**Records for this exercise:**
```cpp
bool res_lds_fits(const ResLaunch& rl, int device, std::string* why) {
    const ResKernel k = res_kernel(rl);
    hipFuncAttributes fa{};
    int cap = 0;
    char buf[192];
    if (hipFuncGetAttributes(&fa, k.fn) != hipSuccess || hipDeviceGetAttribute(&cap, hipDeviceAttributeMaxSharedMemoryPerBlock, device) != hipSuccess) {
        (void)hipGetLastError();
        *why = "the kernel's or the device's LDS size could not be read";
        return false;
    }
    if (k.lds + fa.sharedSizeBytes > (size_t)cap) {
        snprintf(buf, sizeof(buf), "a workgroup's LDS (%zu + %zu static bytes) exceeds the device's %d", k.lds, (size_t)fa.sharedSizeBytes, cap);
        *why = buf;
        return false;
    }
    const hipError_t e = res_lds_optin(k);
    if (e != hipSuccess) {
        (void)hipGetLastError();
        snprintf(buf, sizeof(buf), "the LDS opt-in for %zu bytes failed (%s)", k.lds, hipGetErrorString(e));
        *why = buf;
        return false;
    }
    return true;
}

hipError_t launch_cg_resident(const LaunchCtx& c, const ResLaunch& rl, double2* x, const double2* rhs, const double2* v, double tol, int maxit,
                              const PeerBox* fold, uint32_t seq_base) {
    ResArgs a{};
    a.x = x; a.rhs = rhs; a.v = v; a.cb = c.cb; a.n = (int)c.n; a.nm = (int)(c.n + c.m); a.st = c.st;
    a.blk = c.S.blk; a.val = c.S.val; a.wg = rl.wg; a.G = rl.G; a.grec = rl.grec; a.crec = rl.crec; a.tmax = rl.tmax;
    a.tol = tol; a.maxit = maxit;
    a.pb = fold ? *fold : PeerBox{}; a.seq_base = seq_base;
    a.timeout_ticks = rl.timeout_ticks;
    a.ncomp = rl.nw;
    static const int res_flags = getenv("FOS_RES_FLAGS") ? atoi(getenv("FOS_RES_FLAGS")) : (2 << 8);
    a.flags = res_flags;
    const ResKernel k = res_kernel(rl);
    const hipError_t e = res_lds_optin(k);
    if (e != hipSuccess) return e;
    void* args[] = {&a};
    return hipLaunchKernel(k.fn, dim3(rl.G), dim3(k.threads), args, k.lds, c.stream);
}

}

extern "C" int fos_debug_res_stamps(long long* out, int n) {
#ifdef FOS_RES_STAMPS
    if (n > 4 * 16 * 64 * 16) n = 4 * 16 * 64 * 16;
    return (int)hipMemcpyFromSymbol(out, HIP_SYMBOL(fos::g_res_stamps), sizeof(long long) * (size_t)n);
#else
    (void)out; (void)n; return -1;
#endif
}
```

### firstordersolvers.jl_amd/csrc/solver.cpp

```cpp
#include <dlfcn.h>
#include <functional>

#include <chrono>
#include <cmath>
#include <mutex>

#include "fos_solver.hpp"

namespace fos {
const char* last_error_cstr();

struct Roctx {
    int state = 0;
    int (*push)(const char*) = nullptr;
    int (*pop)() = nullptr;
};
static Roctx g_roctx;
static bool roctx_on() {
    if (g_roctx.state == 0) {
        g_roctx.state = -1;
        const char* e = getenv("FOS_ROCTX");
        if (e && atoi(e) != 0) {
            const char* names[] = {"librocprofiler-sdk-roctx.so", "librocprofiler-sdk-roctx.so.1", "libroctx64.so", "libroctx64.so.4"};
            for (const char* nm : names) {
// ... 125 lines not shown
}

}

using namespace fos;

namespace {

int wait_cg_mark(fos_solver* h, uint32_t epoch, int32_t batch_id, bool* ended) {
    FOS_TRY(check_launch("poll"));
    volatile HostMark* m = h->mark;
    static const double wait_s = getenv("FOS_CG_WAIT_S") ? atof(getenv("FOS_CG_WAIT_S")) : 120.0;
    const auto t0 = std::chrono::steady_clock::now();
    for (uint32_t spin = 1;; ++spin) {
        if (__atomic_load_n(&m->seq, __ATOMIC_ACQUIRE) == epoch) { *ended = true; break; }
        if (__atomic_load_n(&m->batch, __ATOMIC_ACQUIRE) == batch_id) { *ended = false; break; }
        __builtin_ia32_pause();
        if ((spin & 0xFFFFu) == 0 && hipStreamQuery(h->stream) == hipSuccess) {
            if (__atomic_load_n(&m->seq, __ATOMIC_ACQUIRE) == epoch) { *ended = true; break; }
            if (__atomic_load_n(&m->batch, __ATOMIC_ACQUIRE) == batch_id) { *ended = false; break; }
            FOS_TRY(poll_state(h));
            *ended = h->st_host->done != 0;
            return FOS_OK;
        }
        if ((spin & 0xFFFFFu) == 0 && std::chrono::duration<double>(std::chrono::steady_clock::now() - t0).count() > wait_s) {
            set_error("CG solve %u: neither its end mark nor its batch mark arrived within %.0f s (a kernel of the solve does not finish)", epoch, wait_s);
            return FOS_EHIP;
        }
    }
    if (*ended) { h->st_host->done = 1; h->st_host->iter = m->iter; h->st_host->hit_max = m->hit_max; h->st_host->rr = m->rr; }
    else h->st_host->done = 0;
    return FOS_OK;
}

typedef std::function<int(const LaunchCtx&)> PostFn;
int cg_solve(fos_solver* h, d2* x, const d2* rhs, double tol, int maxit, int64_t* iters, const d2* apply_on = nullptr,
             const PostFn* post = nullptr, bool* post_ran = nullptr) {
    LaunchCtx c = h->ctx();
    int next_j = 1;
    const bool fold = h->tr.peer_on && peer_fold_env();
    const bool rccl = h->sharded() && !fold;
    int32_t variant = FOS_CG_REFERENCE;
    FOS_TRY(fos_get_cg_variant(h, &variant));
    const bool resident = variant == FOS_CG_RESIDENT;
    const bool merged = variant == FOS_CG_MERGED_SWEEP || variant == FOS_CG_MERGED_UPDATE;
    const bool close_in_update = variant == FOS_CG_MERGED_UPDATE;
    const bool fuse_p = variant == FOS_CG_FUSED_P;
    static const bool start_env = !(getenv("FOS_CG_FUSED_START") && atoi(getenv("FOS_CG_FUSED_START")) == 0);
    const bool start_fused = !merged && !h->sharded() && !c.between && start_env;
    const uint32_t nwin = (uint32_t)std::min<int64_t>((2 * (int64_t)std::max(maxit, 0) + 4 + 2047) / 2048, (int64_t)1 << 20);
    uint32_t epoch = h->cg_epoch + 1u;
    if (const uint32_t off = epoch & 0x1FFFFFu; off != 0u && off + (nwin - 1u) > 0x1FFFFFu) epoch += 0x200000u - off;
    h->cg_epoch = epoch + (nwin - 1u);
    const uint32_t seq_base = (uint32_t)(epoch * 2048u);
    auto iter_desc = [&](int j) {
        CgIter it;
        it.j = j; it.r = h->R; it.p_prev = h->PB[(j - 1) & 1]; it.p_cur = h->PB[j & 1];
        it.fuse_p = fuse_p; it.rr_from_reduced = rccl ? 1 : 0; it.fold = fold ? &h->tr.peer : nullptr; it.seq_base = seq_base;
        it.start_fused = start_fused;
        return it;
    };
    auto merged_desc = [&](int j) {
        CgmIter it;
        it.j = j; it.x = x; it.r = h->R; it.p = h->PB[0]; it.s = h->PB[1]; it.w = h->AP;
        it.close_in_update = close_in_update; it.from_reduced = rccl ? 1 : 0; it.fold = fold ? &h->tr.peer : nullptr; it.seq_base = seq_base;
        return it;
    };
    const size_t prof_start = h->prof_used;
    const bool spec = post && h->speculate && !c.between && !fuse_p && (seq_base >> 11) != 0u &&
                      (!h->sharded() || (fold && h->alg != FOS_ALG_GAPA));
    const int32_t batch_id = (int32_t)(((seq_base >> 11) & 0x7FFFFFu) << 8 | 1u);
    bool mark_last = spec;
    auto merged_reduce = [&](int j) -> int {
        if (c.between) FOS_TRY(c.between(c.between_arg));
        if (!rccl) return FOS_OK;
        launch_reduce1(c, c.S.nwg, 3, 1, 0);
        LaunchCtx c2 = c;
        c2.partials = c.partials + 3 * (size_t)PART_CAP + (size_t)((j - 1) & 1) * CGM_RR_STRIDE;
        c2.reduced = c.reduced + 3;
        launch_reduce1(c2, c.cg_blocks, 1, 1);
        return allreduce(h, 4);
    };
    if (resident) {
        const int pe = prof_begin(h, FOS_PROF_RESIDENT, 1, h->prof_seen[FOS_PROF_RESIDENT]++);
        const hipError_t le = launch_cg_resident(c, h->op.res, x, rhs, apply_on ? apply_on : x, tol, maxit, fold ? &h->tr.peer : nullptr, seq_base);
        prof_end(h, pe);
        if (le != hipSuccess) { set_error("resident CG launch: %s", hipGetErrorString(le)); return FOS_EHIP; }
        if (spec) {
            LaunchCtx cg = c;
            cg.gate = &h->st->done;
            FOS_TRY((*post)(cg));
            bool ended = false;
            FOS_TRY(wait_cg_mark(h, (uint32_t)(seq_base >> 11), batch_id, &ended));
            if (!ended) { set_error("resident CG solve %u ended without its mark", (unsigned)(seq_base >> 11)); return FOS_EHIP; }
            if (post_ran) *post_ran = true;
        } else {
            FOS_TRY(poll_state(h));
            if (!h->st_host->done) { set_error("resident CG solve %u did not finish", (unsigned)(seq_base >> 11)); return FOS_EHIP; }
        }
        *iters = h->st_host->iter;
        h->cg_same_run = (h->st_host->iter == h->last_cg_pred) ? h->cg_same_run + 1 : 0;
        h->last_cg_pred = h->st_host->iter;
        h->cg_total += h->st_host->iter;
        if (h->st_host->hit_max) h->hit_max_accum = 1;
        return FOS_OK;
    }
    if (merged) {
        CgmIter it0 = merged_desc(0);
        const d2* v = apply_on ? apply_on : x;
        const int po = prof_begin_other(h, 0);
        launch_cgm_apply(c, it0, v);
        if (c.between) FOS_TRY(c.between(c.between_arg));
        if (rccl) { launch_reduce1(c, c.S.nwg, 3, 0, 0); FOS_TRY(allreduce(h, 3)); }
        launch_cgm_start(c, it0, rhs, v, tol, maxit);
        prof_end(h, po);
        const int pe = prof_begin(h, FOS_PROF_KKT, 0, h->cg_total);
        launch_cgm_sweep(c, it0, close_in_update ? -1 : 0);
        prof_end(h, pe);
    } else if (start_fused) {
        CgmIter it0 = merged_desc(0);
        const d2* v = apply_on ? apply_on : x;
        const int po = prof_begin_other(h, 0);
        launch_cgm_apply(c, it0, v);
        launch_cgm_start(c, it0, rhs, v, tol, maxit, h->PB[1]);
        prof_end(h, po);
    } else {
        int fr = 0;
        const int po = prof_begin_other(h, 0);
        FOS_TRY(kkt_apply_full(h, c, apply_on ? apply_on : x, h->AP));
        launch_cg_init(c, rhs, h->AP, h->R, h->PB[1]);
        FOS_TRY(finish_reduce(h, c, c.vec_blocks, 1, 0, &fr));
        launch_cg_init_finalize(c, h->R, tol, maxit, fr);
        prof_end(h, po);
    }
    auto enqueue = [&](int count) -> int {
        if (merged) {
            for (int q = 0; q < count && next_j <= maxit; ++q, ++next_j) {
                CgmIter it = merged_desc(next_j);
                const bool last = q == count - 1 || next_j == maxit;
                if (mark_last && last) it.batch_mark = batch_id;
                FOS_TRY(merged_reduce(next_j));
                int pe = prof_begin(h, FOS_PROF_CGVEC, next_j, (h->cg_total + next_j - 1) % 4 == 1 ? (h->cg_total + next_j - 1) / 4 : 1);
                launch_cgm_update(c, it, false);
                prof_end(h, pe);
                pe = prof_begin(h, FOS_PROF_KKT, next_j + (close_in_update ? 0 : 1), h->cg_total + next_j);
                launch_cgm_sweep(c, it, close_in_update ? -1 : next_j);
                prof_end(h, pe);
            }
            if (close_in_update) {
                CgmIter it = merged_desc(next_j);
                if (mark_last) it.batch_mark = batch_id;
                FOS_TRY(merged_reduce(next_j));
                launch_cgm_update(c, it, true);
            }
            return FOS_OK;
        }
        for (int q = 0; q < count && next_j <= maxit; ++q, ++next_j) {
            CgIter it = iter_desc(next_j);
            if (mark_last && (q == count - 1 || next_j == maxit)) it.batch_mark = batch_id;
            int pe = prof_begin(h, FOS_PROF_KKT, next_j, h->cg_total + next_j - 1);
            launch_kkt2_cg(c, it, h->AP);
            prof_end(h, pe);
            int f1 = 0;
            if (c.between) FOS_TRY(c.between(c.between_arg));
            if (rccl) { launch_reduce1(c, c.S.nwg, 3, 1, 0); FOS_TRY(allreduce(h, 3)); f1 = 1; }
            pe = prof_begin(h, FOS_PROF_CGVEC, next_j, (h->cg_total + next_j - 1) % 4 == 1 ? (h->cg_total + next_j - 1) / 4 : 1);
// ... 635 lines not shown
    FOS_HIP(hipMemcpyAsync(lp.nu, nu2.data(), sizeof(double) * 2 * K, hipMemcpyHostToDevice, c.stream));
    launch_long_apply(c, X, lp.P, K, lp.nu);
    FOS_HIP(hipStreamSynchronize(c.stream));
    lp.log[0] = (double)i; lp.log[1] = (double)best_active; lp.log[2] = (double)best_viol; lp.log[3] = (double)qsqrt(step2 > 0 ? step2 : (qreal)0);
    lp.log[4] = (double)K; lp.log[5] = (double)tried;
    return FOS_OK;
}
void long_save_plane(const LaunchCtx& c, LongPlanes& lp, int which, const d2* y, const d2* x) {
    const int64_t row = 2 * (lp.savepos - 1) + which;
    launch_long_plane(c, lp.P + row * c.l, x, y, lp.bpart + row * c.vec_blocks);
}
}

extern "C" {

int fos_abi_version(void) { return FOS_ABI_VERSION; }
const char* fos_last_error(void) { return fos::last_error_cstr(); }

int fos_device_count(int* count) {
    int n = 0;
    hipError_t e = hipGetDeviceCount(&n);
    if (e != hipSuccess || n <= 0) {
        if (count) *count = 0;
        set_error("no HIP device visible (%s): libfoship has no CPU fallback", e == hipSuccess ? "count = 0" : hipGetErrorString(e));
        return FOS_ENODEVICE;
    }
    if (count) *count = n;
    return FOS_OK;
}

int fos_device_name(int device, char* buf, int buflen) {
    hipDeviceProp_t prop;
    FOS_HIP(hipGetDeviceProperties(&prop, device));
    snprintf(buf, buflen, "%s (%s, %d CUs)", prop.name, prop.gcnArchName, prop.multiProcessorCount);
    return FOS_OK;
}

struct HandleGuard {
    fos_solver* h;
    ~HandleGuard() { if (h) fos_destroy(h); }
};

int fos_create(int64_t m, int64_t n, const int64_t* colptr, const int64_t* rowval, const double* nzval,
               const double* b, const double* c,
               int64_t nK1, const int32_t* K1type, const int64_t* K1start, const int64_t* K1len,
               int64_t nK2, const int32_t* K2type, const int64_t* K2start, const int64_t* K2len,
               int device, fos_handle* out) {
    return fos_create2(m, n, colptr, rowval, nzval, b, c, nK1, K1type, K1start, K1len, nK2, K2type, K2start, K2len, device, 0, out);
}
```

**Problem statement:** Scan the records for lines with the word "void". Report how many, with no other words.

**Answer to the problem:** 7